I’m in the camp that believes we cannot know for certain how the North Koreans think, and we cannot know for certain what their purposes are. But I’m in the camp that believes that as vicious, as oppressive as that regime is, nonetheless there is a rational basis for the things that they do, and that Kim Jong Un’s ultimate objective is to maintain his regime, and by extension, to maintain himself. I also believe that they are likely to appreciate that they are in a position of extraordinary weakness relative to us, relative to almost any other nation in the world. Weak economically, weak militarily, weak in terms of their capacity to innovate, to adjust, to improve their situation. And it makes sense from that perspective to see nuclear weapons, particularly nuclear weapons along with some kind of a long-range ballistic missile capability as a lifeline. I think that that’s their purpose, to be seen to be developing this capability in order to try to keep us at arm’s length and to keep China as their only serious ally.
BM: We don’t have many historians of North Korea, but one of them, Cheehyung Harrison Kim, teaches the history of Korea at the University of Hawaii. He says, and I’m quoting him: “The nuclear threat as a real war is not real. North Korea is using the nuclear weapons to stand up to the US and South Korea, and to send a message to the world that it will bend to no one. North Korea sees nuclear weapons as one definitive way to gain international attention and be heard, and it sees nuclear energy as a solution to its energy problem.” Make any sense to you?
AB: It makes great sense to me. I would add this: Without claiming any great knowledge of the North Korean domestic situation, from Kim Jong Un’s point of view, such posturing could be useful in maintaining discipline in North Korean society. It would be a way of trying to rally national cohesion and keep at bay any internal adversaries that Kim Jong Un might worry about. And any dictator of his type is going to be constantly weary of the possibility of internal opposition.
BM: I heard on television a former military officer saying he thinks that if Kim Jong Un appeared to be going soft, his own military might seek to depose him. Does that make sense to you from what you know about the Korean military?
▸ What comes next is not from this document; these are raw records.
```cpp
int alloc_tile(crt_ctx *c);
int zero_state(crt_ctx *c);
int as_refuse(crt_ctx *c, const char *what);
int as_refuse_broken(crt_ctx *c, const char *what);

HostPrim read_prim(const uint8_t *base, size_t i);
float prims_scale(const std::vector<HostPrim> &prims);
float pad_of(float S, const float cam[16]);
void light_rows(const HostPrim &l, float4 out[3]);
void camera_frame(const float cam[16], float out[12]);
int build_tree(crt_ctx *c, int mode);
uint32_t wf_stack_need(const crt_ctx *c);
uint32_t wf_stack_lds(const crt_ctx *c);
uint32_t wf_overflow_levels(const crt_ctx *c);

enum DnState { DN_UNIFORM, DN_ADAPTIVE, DN_EITHER, DN_TEMPORAL };
int dn_begin(crt_ctx *c, const char *what, uint32_t iterations, const float *values, int count, const char *which, DnState state);
int dn_finish(crt_ctx *c, size_t n, const float4 *res, float *rgb_out, uint8_t *rgba8_out, const float *plane = nullptr,
              float *plane_out = nullptr);
int dn_adaptive_params(crt_ctx *c, const char *what, const crt_denoise_adaptive_params *params, crt_denoise_adaptive_params *out);
int dn_check_state(crt_ctx *c, const char *what, bool adaptive = false);
int dn_adaptive_run(crt_ctx *c, const crt_denoise_adaptive_params &dp, bool rgba, bool var, float4 **res, const float **var_dev);

void aov_rebuild_albedo(crt_ctx *c, const float *spectra, size_t nspectra, const float *cie);

void matte_ids_identity(crt_ctx *c);
void matte_ids_reserve(crt_ctx *c, size_t n_new);
void matte_ids_remove(crt_ctx *c, const crt_prim_range *live, size_t m);
void matte_ids_append(crt_ctx *c, uint32_t count);

struct AsBatch {
    uint32_t off;
    uint32_t n_active;
    uint32_t commit;
};
WfOptions wf_options(const crt_ctx *c);
int wf_ensure_overflow(crt_ctx *c);
int wf_flush(crt_ctx *c);
int wf_check_dropped(crt_ctx *c);
int wf_tick(crt_ctx *c);
int wf_publish_pending(crt_ctx *c, bool force);
int wf_trace_batch(crt_ctx *c, uint32_t n, const AsBatch *as = nullptr);
int wf_wait_sample(crt_ctx *c, uint32_t sample);
double wf_now_ms();
// ... 4 lines not shown
```

computeraytracer_amd/csrc/crt_debug.cpp:

```cpp
#include "crt_ctx.h"

using namespace crt;

extern "C" {

int crt_debug_intersect(crt_ctx *c, const float *rays, size_t n, float *out)
{
    if (!c || (!rays && n) || (!out && n)) return CRT_EINVAL;
    if (!c->have_scene || c->accel_mode < 0) return fail(c, CRT_ESTATE, "crt_debug_intersect: scene + accel required");
    if (c->accel_stale) return fail(c, CRT_ESTATE, "crt_debug_intersect: primitives were updated: call crt_refit_accel or crt_build_accel first");
    HIPCHK(c, hipSetDevice(c->device));
    DevBuf<float> din, dout;
    HIPCHK(c, din.alloc(n * 8));
    hipError_t e = dout.alloc(n * 8);
    if (e == hipSuccess) e = hipMemcpyAsync(din.p, rays, n * 8 * sizeof(float), hipMemcpyHostToDevice, c->stream);
    if (e == hipSuccess) e = launch_debug_intersect(c->sc, din.p, n, dout.p, c->accel_mode == CRT_ACCEL_NONE, c->stream);
    if (e == hipSuccess) e = hipMemcpyAsync(out, dout.p, n * 8 * sizeof(float), hipMemcpyDeviceToHost, c->stream);
    if (e == hipSuccess) e = hipStreamSynchronize(c->stream);
    if (e != hipSuccess) return fail(c, CRT_EDEVICE, "crt_debug_intersect: %s", hipGetErrorString(e));
    return CRT_OK;
}
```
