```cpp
constexpr int kPanelMaxK = 8;
constexpr int kPanelWideMaxK = 31;
constexpr int kMixLdsFloats = 5 * kPanel * kPanelMaxK;
struct PanelLds {
    int qcap;
    bool mix_scratch, mirror;
    __host__ __device__ constexpr PanelLds(int qcap_, bool mix_scratch_, bool mirror_)
        : qcap(qcap_), mix_scratch(mix_scratch_), mirror(mirror_) {}
    __host__ __device__ constexpr int q() const { return 0; }
    __host__ __device__ constexpr int a() const { return qcap; }
    __host__ __device__ constexpr int diag_tiles() const { return a() + 2 * kPanel; }
    __host__ __device__ constexpr int offdiag_tile() const { return diag_tiles() + 2 * kPanel * kPanel; }
    __host__ __device__ constexpr int mix() const { return offdiag_tile() + kPanel * kPanel; }
    __host__ __device__ constexpr int ed() const { return mix() + (mix_scratch ? kMixLdsFloats : 0); }
    __host__ __device__ constexpr int s() const { return ed() + 2 * kPanel; }
    __host__ __device__ constexpr int total_floats() const { return mirror ? s() + qcap : ed(); }
};
constexpr int kMaxMixtureK = 64;
constexpr int kGridModels = 32;
constexpr int kGridResOwners = 6, kGridResSlots = 2;
constexpr int kGridResMaxCols = kGridResOwners * kGridResSlots * 2 * kPanel;
constexpr int kBandMaxRingPanels = 256;

struct BlockDesc {
    int32_t start;
    int32_t size;
    int32_t stride;
    int32_t kind;
    int64_t ld_off;
    int64_t gr_off;
    int32_t band_left;
    int32_t band_right;
};

template <typename T>
struct EStepArgs {
    const BlockDesc* blocks;
    int32_t n_blocks;
    int32_t* counter;
    int32_t bottom_mod;
    unsigned long long* granules;
    uint32_t tag_base;
    int32_t* arrive;
    int32_t* error;
    int32_t n_teams;
    int32_t team_size;
    int64_t granule_rows;
    unsigned long long* skipped;
    const int32_t* lb;
    const int64_t* rowstart;
    const int32_t* rowlen;
    const void* ld_rows;
    const void* ld_dense;
    int64_t ld_zero_off;
    const T* std_beta;
    const T* u_logs;
    const T* shvt;
    const T* mu_mult;
    const T* log_null_pi;
    T* var_gamma;
    T* var_mu;
    T* eta;
    T* q;
    T* eta_diff;
    T* eta_out;
    T* q_out;
    T dq;
    int32_t low_memory;
    int32_t width;
    int64_t m;
    const int32_t* active;
    int32_t n_active;
    const int32_t* blk_group;
    const uint8_t* group_cols;
    const int32_t* group_lists;
};
constexpr int kGroupListStride = 1 + kGridModels;

template <typename T>
__device__ __forceinline__ EStepArgs<T> select_model(const EStepArgs<T>& A0, int model_slot) {
    EStepArgs<T> A = A0;
    if (A0.n_active > 0) {
        const int64_t off = (int64_t)A0.active[model_slot] * A0.m;
        A.var_gamma += off; A.var_mu += off; A.eta += off; A.q += off; A.eta_diff += off;
        A.u_logs += off; A.shvt += off; A.mu_mult += off;
        if (A.eta_out) { A.eta_out += off; A.q_out += off; }
    }
    return A;
}

}
```

viprs_amd/csrc/launch_panel.inc:

```
#include "internal.h"
#include "estep_panel.h"

static viprs::BuildFlagsRegistrar viprs_tu_build_flags_(VIPRS_TU_BUILD_FLAGS);

namespace viprs {
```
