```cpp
spx_index* spx_index_load_flat(const char* path, int device) {
    if (!path) {
        set_error("path is null");
        return nullptr;
    }
    if (select_device(device) != SPX_OK) return nullptr;
    FILE* f = fopen(path, "rb");
    if (!f) {
        set_error("cannot open %s", path);
        return nullptr;
    }
    SpxFileHeader h;
    if (fread(&h, sizeof h, 1, f) != 1 || memcmp(h.magic, "SPXFLAT", 8) != 0 || h.header_bytes != sizeof h) {
        set_error("%s is not a flat-layout cache of this library", path);
        fclose(f);
        return nullptr;
    }
    h.layout[sizeof h.layout - 1] = 0;
    if (strcmp(h.layout, SPX_LAYOUT_VERSION) != 0) {
        set_error("%s was written by layout '%s', this library is '%s': rebuild the cache", path, h.layout,
                  SPX_LAYOUT_VERSION);
        fclose(f);
        return nullptr;
    }
    {
        struct stat stf;
        const uint64_t fsize = fstat(fileno(f), &stf) == 0 ? (uint64_t)stf.st_size : 0;
        const uint64_t r = h.view.r;
        const uint64_t row_bytes = h.view.compact ? sizeof(spx::Row32) : sizeof(spx::Row);
        const bool aux = h.has_samples || h.has_docs;
        uint64_t want[spx_index::NARR] = {};
        want[A_ROWS] = (r + ROW_PAD) * row_bytes;
        want[A_DIRROWS] = (r + ROW_PAD) * sizeof(spx::JumpRow);
        want[A_FAT] = (h.view.nfat + 2) * (uint64_t)h.view.fat_stride;
        want[A_FATJ] = spx::fatjs_count(h.view.nfat) * 4 + 64;
        want[A_Q] = (r + 1 + Q_PAD) * 4;
        want[A_AUX] = aux ? (r + 2) * sizeof(spx::Aux) : 0;
        want[A_SSRUN] = h.has_samples ? (r + 4) * 8 : 0;
        want[A_RUNDOCS] = h.has_docs ? (r + ROW_PAD) * 4 : 0;
        want[A_LETTERS] = 256 * sizeof(spx::LetterInfo);
        want[A_TEXT] = h.n_text ? h.n_text + 16 : 0;
        bool ok = r > 0 && r < 0xfffffff0ull && h.r > 0 && h.r <= r && h.n > 0 && h.view.n == h.n &&
                  (h.view.fat_stride == 32u || (!aux && h.view.fat_stride == 16u)) && (h.view.fat_stride == 16u || aux || h.view.compact) &&
                  (h.n_text == 0 || h.n_text + 1 == h.n || h.n_text < h.n);
        for (int i = 0; ok && i < spx_index::NARR; ++i) {
            ok = h.arr_bytes[i] == want[i];
            const bool stored = i != A_FAT && i != A_FATJ && h.arr_bytes[i] != 0;
            if (ok && stored) ok = h.arr_offset[i] >= sizeof h && h.arr_offset[i] + h.arr_bytes[i] <= fsize;
        }
        if (!ok) {
            set_error("%s: the header does not describe a consistent index (array sizes / offsets against r = %llu and the "
                      "file's %llu bytes): rebuild the cache", path, (unsigned long long)r, (unsigned long long)fsize);
            fclose(f);
            return nullptr;
        }
    }
    spx_index* ix = new spx_index();
    ix->device = device;
    h.source_tag[sizeof h.source_tag - 1] = 0;
    memcpy(ix->source_tag, h.source_tag, sizeof ix->source_tag);
    ix->n = h.n;
    ix->r = h.r;
    ix->has_samples = h.has_samples != 0;
    ix->has_docs = h.has_docs != 0;
    ix->n_text = h.n_text;
    ix->view = h.view;
    ix->device_bytes = h.device_bytes;
    const bool timing = getenv("SPX_TIMING") != nullptr;
    auto now = [] { return std::chrono::duration<double>(std::chrono::steady_clock::now().time_since_epoch()).count(); };
    auto body = [&]() -> int {
        double t0 = now();
        IoPool& pool = io_pool();
        std::lock_guard<std::mutex> pg(pool.mu);
        int rc = pool.init();
        if (rc != SPX_OK) return rc;
        if (timing) fprintf(stderr, "[spx] load_flat: staging pool %.3f s\n", now() - t0);
        void** arr[spx_index::NARR];
        index_arrays(ix, arr);
        for (int i = 0; i < spx_index::NARR; ++i) {
            ix->arr_bytes[i] = h.arr_bytes[i];
            if (h.arr_bytes[i] == 0 || h.arr_offset[i] == 0) continue;
            SPX_HIP(hipMalloc(arr[i], h.arr_bytes[i]));
            t0 = now();
            if ((rc = transfer_array(pool, path, h.arr_offset[i], *arr[i], h.arr_bytes[i], true, device)) != SPX_OK) return rc;
            if (timing) fprintf(stderr, "[spx] load_flat: array %d, %.2f GB in %.3f s\n", i, h.arr_bytes[i] / 1e9, now() - t0);
        }
        bind_view(ix);
        t0 = now();
        if ((rc = build_fat(ix)) != SPX_OK) return rc;
        if (timing) fprintf(stderr, "[spx] load_flat: fat table rebuilt in %.3f s\n", now() - t0);
        return init_runtime(ix);
    };
    const int rc = body();
    fclose(f);
    if (rc != SPX_OK) {
        spx_index_free(ix);
        return nullptr;
    }
    return ix;
}

spx_index* spx_index_clone(spx_index* src, int device) {
    if (!src) {
        set_error("index is null");
        return nullptr;
    }
    if (select_device(device) != SPX_OK) return nullptr;
    spx_index* ix = new spx_index();
    ix->device = device;
    auto body = [&]() -> int {
        std::lock_guard<std::mutex> g(src->mu);
        ix->n = src->n;
        ix->r = src->r;
// ... 44 lines not shown
        ix->force_digest_kernel = src->force_digest_kernel;
        ix->digest_parked = src->digest_parked;
        return rc;
    };
    if (body() != SPX_OK) {
        spx_index_free(ix);
        return nullptr;
    }
    return ix;
}

int spx_index_describe(const spx_index* ix, char* buf, size_t cap) {
    if (!ix || !buf || cap == 0) {
        set_error("null argument");
        return SPX_E_ARG;
    }
    const DevIndex& v = ix->view;
    char where[160] = "";
    if (getenv("SPX_DESCRIBE_ADDRESSES"))
        snprintf(where, sizeof where, ", \"rows_at\": \"%p\", \"dirrows_at\": \"%p\", \"fat_at\": \"%p\"", (void*)ix->rows, (void*)ix->dirrows, (void*)ix->fat);
    snprintf(buf, cap,
             "{\"layout\": \"%s\", \"n\": %llu, \"r\": %llu, \"flat_runs\": %u, \"letters\": %u, \"compact_rows\": %u, "
             "\"fat_slots\": %llu, \"fat_slots_per_run\": %.4f, \"fat_stride\": %u, \"has_samples\": %d, "
             "\"has_docs\": %d, \"n_text\": %llu, \"device_bytes\": %llu%s}",
             SPX_LAYOUT_VERSION, (unsigned long long)ix->n, (unsigned long long)ix->r, v.r, v.nletters, v.compact,
             (unsigned long long)v.nfat, (double)v.nfat / (double)(v.r ? v.r : 1), v.fat_stride,
             (int)ix->has_samples, (int)ix->has_docs, (unsigned long long)ix->n_text,
             (unsigned long long)(ix->device_bytes + ix->n_text), where);
    return SPX_OK;
}

}
```

### spumoni_amd/csrc/spx_flatten.hip

```cpp
#include <hipcub/hipcub.hpp>

#include <functional>

#include <algorithm>
#include <chrono>
#include <cmath>
#include <cstdio>
#include <cstdlib>
#include <vector>

#include "spx_internal.h"

namespace spx {

namespace {

constexpr int TPB = 256;
#define SPX_ALLOC0(ptr, bytes)                                   \
    do {                                                         \
        const size_t nb_ = (bytes);                              \
        SPX_HIP(hipMalloc((void**)&(ptr), nb_));                 \
        SPX_HIP(hipMemsetAsync((ptr), 0, nb_, nullptr));         \
    } while (0)
inline unsigned nblocks(uint64_t n) { return (unsigned)((n + TPB - 1) / TPB); }
// ... 277 lines not shown

__global__ void k_pack_aux(const SamplePair* samples, const uint32_t* dirdocs, uint64_t count, Aux* aux) {
    uint64_t i = blockIdx.x * (uint64_t)TPB + threadIdx.x;
    if (i >= count) return;
    const SamplePair sp = samples ? samples[i] : SamplePair{0, 0};
    aux[i] = pack_aux(sp.ss, sp.se, dirdocs ? dirdocs[i] : 0u);
}

__global__ void k_samples(const uint64_t* ssa, const uint64_t* esa, const uint32_t* Qall, uint64_t r,
                          SamplePair* out, uint64_t* ss_by_run) {
    uint64_t i = blockIdx.x * (uint64_t)TPB + threadIdx.x;
    if (i > r) return;
    SamplePair sp;
    sp.ss = i < r ? ssa[Qall[i]] : 0;
    sp.se = i > 0 ? esa[Qall[i - 1]] : 0;
    out[i] = sp;
    if (i < r) ss_by_run[i] = ssa[i];
    if (i == r) {
        ss_by_run[r] = 0;
        ss_by_run[r + 1] = 0;
    }
}

}
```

AB: I don’t know much about them myself, but it makes a lot of sense. I think this is standard behavior by autocratic regimes, to try to maintain domestic cohesion by claiming that the outside world consists entirely of enemies.
BM: As dreadful as it is to even ask it, what might lead either Trump or Kim Jong Un over the tipping point — to start a war?
AB: If one side takes the other side’s rhetoric as literally true. If on either side, the central figures get up in the morning and say, “We believe that the other side is going to attack within the next 24 hours,” that can then lead to a decision, “Well, I guess then we should pre-empt.